== Data excerpts ==

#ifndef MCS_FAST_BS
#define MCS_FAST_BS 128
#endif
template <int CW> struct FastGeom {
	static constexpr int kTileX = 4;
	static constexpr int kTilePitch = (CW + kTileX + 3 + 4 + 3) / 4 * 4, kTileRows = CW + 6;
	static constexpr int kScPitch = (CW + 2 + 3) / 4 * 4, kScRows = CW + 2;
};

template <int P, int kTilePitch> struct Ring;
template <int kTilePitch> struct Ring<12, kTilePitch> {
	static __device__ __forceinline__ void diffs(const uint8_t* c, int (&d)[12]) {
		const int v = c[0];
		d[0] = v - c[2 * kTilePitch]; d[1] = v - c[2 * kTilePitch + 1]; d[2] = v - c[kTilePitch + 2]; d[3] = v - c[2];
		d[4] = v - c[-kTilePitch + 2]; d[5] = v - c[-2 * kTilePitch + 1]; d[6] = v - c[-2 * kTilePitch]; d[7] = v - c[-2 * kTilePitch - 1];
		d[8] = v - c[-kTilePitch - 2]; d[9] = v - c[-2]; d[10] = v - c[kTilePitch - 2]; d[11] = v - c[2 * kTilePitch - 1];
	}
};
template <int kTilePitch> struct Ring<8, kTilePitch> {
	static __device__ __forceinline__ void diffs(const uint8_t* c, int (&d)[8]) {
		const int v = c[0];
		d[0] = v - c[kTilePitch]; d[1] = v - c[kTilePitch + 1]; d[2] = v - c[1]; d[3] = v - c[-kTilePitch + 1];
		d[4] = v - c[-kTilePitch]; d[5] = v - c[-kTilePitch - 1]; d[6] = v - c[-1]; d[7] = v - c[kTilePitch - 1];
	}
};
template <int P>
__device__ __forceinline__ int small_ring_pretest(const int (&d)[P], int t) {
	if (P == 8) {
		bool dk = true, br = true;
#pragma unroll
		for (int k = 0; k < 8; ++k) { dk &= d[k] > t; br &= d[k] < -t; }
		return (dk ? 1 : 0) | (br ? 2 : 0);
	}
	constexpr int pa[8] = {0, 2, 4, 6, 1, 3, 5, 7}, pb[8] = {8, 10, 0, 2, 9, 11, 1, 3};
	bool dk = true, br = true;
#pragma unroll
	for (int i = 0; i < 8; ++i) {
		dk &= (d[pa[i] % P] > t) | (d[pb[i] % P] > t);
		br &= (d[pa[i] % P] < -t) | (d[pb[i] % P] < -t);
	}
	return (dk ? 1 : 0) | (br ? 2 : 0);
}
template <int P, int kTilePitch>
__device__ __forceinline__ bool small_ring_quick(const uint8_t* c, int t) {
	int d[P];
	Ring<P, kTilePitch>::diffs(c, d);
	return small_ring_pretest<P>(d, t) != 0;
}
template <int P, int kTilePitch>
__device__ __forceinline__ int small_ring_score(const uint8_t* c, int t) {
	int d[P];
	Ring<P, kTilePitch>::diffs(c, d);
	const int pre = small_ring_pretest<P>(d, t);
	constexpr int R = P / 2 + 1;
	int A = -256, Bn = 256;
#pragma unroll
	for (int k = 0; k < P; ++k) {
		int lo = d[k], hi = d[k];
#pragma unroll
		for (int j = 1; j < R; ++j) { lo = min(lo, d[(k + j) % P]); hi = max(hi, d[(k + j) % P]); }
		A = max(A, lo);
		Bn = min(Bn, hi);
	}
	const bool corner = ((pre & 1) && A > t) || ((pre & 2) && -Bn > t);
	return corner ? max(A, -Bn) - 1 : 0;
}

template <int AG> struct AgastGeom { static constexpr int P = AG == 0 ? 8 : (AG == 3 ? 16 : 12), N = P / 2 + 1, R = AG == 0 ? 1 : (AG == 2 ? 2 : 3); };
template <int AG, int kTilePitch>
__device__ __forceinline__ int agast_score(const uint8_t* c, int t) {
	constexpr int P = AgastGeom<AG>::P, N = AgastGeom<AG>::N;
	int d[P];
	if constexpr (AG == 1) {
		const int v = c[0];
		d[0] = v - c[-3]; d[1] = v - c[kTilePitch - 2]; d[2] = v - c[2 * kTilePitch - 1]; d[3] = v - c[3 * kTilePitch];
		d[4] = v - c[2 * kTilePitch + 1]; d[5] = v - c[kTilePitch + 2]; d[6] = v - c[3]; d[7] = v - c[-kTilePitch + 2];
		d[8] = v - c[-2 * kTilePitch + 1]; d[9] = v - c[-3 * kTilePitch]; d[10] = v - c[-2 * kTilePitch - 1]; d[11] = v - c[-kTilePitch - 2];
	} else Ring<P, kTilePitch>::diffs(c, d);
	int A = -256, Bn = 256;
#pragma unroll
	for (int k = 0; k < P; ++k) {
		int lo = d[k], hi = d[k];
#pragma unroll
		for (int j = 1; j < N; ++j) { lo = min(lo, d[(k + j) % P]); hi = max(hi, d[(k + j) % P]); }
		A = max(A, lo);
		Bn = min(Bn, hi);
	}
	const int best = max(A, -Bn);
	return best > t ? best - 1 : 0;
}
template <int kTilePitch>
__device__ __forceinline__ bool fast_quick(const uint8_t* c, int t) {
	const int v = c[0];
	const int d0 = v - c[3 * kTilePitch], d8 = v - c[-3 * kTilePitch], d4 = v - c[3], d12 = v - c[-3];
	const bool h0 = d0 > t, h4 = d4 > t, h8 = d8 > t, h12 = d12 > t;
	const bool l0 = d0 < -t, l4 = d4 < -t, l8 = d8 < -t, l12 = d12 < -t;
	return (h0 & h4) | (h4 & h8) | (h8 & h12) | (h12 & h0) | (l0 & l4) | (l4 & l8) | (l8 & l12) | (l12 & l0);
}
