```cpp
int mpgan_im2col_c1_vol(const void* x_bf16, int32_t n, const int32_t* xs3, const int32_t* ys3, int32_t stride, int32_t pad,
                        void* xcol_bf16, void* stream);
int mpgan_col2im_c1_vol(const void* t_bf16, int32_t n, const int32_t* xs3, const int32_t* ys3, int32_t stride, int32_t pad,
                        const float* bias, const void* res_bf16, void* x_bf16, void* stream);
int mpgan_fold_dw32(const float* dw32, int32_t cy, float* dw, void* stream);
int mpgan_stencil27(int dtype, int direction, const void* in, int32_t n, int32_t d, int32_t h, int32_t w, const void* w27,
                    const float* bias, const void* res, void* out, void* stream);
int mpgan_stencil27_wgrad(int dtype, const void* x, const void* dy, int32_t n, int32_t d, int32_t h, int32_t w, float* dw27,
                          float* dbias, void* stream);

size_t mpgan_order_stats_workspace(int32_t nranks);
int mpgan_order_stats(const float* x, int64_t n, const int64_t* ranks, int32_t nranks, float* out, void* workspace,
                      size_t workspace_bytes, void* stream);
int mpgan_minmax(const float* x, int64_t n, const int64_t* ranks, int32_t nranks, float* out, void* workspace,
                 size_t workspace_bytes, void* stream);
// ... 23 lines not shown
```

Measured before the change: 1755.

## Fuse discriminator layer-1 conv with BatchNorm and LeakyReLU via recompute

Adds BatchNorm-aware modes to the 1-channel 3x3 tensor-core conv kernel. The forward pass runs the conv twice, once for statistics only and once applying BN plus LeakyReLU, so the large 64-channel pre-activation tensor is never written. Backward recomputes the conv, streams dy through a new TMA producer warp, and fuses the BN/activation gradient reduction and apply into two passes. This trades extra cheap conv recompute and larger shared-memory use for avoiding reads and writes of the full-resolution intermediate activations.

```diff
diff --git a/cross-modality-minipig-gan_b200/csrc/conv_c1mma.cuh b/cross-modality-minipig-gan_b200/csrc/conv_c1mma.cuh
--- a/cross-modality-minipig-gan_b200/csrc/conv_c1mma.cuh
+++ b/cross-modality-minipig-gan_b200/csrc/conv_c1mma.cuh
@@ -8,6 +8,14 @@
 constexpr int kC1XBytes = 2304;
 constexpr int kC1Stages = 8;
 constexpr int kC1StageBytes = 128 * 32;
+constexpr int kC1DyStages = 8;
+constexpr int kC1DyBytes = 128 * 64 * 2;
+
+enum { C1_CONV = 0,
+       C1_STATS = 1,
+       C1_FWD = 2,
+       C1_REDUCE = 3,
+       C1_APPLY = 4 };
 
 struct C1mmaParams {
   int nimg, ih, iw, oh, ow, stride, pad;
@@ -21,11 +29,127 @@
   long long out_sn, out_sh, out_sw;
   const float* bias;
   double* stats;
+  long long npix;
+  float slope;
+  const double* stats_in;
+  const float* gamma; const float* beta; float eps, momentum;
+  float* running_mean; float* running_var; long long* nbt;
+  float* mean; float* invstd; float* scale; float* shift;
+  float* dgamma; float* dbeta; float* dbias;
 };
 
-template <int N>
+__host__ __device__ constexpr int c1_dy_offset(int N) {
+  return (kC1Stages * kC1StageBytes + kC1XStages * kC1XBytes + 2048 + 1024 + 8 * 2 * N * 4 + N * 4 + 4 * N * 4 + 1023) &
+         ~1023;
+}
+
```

---

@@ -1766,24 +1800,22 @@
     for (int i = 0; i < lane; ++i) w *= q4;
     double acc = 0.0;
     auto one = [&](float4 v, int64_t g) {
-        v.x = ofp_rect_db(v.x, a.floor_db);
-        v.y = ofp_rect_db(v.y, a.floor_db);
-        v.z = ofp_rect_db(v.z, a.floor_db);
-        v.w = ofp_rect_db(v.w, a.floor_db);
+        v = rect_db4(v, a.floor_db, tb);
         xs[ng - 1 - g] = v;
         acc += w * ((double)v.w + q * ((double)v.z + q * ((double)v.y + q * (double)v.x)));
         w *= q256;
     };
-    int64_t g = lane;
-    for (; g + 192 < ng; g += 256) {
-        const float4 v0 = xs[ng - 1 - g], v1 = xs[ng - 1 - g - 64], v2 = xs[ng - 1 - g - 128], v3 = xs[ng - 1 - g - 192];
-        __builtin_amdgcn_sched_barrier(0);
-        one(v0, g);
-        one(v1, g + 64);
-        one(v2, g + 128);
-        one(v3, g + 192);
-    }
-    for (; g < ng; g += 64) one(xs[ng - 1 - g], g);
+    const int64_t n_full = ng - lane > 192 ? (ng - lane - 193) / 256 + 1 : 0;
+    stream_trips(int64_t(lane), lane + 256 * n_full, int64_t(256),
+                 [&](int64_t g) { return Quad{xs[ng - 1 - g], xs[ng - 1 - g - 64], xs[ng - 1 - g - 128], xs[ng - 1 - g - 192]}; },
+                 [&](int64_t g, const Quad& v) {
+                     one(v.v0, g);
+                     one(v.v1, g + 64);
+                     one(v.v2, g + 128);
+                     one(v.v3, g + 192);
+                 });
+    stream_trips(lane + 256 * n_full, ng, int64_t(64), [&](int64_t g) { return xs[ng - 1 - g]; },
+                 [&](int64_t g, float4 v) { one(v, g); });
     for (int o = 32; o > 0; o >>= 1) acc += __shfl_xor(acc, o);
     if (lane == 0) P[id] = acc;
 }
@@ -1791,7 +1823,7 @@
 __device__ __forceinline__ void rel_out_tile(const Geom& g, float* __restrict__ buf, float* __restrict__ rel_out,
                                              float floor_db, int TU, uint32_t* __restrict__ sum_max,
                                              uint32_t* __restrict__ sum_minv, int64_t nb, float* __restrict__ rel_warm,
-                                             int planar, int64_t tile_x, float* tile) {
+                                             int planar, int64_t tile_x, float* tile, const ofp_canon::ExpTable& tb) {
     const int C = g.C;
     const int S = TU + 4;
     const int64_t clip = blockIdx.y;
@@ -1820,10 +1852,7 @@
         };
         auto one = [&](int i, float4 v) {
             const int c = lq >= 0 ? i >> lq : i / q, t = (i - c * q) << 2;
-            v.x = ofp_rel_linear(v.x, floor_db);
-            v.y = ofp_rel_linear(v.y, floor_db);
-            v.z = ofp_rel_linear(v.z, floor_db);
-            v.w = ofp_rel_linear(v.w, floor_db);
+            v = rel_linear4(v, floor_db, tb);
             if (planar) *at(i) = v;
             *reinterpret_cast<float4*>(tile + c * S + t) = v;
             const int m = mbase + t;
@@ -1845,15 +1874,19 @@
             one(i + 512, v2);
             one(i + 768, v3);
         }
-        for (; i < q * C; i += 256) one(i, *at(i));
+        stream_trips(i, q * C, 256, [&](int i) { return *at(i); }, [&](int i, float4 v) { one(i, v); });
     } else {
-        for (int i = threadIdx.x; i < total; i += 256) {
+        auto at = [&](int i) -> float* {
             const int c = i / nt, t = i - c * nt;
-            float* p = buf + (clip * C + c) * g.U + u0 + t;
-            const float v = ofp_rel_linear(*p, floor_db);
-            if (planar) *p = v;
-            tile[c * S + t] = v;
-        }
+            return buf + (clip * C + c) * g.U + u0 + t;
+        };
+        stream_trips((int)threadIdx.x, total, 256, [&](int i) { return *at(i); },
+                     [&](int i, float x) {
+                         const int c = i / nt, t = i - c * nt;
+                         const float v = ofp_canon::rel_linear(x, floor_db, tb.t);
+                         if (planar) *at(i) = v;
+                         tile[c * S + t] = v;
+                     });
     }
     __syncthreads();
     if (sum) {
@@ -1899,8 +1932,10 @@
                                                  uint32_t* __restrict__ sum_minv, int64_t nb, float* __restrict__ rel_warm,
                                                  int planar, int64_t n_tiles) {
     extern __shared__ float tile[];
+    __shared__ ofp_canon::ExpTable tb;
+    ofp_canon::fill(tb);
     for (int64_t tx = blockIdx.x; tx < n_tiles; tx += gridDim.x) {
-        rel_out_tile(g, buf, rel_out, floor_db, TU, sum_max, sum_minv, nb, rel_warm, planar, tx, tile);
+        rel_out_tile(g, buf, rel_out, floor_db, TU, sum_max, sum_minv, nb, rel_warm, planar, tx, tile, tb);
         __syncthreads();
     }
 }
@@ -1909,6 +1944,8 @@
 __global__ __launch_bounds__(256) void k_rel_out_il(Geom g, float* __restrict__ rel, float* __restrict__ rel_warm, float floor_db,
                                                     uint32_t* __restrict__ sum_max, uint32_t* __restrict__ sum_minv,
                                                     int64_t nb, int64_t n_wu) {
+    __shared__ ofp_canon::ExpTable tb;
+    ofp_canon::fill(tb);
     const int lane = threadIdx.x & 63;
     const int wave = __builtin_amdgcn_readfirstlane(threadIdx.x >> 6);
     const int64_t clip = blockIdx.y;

== Work request ==
Matching lines for the string "csrc": work out how many the records contain and write only the number.

== Finished exercise ==
3